§ WHAT YOU WILL DO
Only the lines with "functional" in the entries below belong in the answer; please copy them.

[Saved entries]

_ _ _

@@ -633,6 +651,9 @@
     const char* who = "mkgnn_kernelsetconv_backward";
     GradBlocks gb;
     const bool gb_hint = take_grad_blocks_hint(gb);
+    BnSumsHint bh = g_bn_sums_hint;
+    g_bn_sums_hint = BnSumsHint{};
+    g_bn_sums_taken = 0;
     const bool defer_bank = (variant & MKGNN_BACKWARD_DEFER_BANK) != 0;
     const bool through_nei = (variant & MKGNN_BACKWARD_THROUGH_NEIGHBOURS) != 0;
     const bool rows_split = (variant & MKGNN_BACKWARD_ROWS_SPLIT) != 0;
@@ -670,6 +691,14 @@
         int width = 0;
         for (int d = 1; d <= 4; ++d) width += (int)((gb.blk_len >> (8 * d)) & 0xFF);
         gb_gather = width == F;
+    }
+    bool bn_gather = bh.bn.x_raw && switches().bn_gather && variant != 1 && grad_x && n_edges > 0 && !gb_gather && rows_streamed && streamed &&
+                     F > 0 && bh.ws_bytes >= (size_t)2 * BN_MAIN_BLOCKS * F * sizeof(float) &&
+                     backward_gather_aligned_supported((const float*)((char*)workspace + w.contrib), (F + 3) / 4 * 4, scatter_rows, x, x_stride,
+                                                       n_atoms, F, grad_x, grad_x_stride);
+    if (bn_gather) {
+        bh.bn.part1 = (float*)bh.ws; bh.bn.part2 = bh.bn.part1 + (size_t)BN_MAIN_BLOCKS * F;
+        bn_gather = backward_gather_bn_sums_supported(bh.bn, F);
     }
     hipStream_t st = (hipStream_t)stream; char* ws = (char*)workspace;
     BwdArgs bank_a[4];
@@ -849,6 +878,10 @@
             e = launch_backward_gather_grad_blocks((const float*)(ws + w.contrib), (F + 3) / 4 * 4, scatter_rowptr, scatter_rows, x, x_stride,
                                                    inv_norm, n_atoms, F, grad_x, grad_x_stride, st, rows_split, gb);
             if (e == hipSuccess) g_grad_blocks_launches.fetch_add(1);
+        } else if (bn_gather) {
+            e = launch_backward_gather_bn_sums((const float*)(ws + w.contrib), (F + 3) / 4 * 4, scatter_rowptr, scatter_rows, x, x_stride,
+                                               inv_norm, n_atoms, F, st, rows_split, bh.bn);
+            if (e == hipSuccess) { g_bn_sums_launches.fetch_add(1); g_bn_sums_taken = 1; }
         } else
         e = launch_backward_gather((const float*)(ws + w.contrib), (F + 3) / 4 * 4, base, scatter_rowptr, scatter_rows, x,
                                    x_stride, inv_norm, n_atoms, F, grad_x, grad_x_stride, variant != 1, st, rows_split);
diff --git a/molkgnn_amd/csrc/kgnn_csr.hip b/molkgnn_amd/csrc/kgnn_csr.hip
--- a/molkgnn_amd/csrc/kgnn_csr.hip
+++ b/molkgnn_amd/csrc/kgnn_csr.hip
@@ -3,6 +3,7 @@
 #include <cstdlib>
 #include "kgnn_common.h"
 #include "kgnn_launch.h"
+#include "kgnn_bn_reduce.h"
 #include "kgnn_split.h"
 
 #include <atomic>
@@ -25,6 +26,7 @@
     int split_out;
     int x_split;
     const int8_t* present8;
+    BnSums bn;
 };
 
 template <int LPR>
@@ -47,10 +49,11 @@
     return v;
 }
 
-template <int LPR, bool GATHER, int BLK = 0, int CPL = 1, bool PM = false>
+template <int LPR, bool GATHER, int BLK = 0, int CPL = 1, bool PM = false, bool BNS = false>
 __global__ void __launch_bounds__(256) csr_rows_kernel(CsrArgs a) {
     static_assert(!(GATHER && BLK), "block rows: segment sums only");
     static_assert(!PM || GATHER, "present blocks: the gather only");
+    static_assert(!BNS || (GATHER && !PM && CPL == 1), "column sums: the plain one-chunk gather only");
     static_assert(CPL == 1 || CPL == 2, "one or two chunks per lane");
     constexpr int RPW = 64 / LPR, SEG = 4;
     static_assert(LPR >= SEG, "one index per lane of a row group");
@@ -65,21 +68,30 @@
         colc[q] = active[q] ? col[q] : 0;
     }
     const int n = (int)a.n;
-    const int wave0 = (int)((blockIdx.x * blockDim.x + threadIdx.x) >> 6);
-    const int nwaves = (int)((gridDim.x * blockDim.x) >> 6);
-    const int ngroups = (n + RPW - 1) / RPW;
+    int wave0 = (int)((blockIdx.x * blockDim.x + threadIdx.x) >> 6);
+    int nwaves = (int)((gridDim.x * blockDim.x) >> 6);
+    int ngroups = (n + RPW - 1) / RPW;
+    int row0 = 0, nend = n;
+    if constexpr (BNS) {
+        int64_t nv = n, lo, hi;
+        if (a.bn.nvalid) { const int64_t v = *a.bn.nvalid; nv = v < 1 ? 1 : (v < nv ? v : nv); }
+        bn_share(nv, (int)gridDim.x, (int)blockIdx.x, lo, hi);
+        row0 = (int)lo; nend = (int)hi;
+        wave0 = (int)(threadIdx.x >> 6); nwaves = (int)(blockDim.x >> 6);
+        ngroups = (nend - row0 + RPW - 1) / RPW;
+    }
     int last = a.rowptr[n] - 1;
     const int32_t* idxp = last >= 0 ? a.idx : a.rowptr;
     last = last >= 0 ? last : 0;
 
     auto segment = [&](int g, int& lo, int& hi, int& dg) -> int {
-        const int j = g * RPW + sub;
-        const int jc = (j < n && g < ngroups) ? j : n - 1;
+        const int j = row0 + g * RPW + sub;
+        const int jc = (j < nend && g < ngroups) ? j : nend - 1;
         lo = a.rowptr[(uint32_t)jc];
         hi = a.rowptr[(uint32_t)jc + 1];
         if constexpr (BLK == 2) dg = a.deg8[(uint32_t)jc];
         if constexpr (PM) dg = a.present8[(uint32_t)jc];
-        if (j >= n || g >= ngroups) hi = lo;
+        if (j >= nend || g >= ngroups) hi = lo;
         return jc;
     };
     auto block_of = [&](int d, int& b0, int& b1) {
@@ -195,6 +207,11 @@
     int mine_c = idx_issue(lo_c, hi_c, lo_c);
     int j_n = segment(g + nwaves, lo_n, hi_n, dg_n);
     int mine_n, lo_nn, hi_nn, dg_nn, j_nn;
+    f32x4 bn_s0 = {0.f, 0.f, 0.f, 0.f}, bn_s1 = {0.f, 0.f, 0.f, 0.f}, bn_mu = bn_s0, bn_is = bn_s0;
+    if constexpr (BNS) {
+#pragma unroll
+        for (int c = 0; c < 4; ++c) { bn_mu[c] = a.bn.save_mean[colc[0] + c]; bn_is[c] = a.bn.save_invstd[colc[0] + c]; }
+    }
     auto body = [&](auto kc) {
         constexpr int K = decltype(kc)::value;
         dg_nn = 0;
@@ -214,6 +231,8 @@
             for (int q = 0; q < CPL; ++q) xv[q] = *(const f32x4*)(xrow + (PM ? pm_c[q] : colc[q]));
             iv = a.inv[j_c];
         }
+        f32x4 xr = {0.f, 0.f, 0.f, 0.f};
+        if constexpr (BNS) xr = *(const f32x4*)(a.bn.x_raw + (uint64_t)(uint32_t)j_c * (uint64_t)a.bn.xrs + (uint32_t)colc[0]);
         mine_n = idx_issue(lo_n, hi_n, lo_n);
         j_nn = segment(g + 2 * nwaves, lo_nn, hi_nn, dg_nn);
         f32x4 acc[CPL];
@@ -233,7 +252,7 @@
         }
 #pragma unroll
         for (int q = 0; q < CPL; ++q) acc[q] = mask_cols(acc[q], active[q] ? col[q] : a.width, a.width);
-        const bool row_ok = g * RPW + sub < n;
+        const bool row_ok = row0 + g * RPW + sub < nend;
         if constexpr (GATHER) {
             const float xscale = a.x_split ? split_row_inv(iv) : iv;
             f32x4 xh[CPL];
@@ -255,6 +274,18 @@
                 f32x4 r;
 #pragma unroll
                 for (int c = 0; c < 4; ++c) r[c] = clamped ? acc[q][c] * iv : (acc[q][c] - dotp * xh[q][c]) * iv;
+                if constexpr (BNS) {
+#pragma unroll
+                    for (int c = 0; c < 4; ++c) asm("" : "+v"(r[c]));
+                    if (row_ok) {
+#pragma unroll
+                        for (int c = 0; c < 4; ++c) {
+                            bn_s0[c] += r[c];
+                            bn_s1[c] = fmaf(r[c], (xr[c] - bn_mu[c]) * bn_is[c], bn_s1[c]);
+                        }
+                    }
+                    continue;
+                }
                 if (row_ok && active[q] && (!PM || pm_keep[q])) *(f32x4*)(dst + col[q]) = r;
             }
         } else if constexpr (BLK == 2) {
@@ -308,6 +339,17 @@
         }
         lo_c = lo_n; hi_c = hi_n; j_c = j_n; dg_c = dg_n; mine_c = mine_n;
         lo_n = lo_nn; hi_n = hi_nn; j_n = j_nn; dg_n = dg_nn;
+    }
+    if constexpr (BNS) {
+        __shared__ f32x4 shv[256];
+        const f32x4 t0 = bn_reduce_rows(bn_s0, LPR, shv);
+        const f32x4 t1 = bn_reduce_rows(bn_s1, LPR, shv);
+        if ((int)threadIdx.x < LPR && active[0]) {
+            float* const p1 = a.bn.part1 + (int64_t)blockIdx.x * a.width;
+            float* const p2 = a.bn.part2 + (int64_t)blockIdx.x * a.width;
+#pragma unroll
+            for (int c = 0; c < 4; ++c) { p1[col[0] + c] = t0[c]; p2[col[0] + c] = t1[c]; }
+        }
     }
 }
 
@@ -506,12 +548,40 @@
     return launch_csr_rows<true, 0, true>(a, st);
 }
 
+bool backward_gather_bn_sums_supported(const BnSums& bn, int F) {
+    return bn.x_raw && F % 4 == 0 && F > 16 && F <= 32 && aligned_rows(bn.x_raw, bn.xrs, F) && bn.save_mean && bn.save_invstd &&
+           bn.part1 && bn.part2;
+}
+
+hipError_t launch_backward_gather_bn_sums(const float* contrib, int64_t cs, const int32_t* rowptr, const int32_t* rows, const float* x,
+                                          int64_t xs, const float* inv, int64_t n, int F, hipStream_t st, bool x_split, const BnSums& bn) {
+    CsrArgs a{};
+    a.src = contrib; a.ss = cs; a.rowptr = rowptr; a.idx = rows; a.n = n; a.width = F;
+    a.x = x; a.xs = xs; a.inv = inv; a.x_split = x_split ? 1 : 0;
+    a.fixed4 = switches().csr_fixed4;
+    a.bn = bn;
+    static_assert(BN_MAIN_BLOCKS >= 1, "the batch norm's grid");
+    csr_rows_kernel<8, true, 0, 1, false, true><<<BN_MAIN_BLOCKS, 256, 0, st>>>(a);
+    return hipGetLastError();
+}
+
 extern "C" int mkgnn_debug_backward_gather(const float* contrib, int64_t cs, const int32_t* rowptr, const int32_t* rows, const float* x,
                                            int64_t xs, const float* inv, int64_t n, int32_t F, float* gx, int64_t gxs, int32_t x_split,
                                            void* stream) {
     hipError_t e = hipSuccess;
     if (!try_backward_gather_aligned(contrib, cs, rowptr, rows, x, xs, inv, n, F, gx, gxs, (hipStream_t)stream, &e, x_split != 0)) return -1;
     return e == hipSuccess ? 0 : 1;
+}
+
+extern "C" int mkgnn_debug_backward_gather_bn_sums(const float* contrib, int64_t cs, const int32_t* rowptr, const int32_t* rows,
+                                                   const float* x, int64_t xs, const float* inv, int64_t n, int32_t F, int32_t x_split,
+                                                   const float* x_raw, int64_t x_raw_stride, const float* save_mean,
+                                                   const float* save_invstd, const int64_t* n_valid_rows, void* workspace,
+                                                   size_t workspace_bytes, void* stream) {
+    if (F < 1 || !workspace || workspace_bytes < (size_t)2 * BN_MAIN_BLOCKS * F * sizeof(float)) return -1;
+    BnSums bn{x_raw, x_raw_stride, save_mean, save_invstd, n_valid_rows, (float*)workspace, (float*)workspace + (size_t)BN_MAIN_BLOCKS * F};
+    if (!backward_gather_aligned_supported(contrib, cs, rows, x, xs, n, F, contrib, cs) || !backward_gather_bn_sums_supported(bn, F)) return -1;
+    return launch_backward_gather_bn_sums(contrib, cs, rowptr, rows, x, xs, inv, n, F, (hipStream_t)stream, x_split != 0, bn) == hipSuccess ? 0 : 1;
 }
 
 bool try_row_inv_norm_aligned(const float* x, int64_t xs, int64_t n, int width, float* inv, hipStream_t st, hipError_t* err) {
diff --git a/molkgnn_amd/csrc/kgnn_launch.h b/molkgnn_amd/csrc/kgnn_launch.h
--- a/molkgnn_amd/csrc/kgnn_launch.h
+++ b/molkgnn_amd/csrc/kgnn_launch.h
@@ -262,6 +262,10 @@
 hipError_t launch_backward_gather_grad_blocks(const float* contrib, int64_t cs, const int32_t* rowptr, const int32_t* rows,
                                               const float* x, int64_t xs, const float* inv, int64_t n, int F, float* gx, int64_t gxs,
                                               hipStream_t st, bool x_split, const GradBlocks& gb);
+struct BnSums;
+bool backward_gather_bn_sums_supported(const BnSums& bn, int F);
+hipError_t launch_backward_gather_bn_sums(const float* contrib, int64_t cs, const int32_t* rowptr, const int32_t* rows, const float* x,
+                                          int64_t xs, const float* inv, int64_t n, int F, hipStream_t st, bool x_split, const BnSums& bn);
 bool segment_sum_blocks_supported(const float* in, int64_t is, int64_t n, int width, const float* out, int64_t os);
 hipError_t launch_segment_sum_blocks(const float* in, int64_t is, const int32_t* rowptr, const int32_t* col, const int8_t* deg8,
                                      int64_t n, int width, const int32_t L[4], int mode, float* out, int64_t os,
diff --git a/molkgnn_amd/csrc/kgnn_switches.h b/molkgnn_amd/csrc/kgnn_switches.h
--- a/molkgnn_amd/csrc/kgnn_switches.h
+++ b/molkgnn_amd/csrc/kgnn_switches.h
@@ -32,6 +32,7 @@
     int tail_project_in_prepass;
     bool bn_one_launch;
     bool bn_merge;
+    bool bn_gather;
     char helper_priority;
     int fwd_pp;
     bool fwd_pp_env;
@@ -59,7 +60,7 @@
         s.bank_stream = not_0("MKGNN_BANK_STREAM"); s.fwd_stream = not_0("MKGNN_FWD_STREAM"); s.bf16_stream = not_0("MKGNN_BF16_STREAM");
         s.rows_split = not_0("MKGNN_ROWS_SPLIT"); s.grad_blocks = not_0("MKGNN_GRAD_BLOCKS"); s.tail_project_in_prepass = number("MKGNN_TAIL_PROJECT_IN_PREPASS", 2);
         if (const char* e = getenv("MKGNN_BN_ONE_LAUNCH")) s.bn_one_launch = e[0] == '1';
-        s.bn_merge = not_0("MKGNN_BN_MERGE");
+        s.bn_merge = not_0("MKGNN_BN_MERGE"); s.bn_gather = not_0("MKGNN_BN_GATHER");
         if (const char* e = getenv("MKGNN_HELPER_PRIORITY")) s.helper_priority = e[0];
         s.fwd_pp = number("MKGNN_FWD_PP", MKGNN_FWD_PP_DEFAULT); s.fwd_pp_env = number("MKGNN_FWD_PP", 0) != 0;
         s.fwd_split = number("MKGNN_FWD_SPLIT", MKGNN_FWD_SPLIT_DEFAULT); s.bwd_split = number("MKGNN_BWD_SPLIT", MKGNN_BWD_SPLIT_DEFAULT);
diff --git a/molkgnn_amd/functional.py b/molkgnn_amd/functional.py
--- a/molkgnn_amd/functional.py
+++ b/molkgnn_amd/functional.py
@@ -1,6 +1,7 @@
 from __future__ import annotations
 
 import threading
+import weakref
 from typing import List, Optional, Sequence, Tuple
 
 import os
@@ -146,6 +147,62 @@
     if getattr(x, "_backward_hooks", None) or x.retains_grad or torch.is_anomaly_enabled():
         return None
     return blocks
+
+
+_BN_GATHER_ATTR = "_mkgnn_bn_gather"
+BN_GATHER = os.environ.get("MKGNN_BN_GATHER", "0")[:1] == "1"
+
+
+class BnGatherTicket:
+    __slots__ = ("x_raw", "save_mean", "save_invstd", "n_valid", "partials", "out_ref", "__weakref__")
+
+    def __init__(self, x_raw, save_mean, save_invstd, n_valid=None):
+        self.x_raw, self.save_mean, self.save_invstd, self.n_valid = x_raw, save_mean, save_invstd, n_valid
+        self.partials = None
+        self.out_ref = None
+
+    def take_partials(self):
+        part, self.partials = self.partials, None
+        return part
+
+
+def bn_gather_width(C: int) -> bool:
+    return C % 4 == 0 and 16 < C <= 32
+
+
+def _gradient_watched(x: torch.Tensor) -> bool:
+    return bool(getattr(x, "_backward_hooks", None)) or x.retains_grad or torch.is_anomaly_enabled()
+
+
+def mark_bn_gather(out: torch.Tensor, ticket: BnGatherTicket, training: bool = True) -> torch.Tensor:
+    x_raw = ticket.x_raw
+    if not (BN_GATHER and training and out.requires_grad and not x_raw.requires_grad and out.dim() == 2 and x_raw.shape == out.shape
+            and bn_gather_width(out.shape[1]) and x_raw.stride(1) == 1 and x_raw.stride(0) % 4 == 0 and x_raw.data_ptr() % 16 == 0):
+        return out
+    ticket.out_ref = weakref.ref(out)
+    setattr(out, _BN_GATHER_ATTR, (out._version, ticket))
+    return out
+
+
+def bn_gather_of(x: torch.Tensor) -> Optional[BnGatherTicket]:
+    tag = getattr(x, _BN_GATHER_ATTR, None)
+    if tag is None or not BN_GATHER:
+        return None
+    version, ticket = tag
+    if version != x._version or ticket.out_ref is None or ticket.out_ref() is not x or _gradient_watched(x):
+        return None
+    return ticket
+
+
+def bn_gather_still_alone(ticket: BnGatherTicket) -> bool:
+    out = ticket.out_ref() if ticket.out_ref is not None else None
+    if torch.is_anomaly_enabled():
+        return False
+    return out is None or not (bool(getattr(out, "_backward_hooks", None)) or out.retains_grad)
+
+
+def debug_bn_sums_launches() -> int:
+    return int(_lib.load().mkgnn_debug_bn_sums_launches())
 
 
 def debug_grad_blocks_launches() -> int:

_ _ _

§ ANSWER TO THIS PROBLEM
diff --git a/molkgnn_amd/functional.py b/molkgnn_amd/functional.py
--- a/molkgnn_amd/functional.py
+++ b/molkgnn_amd/functional.py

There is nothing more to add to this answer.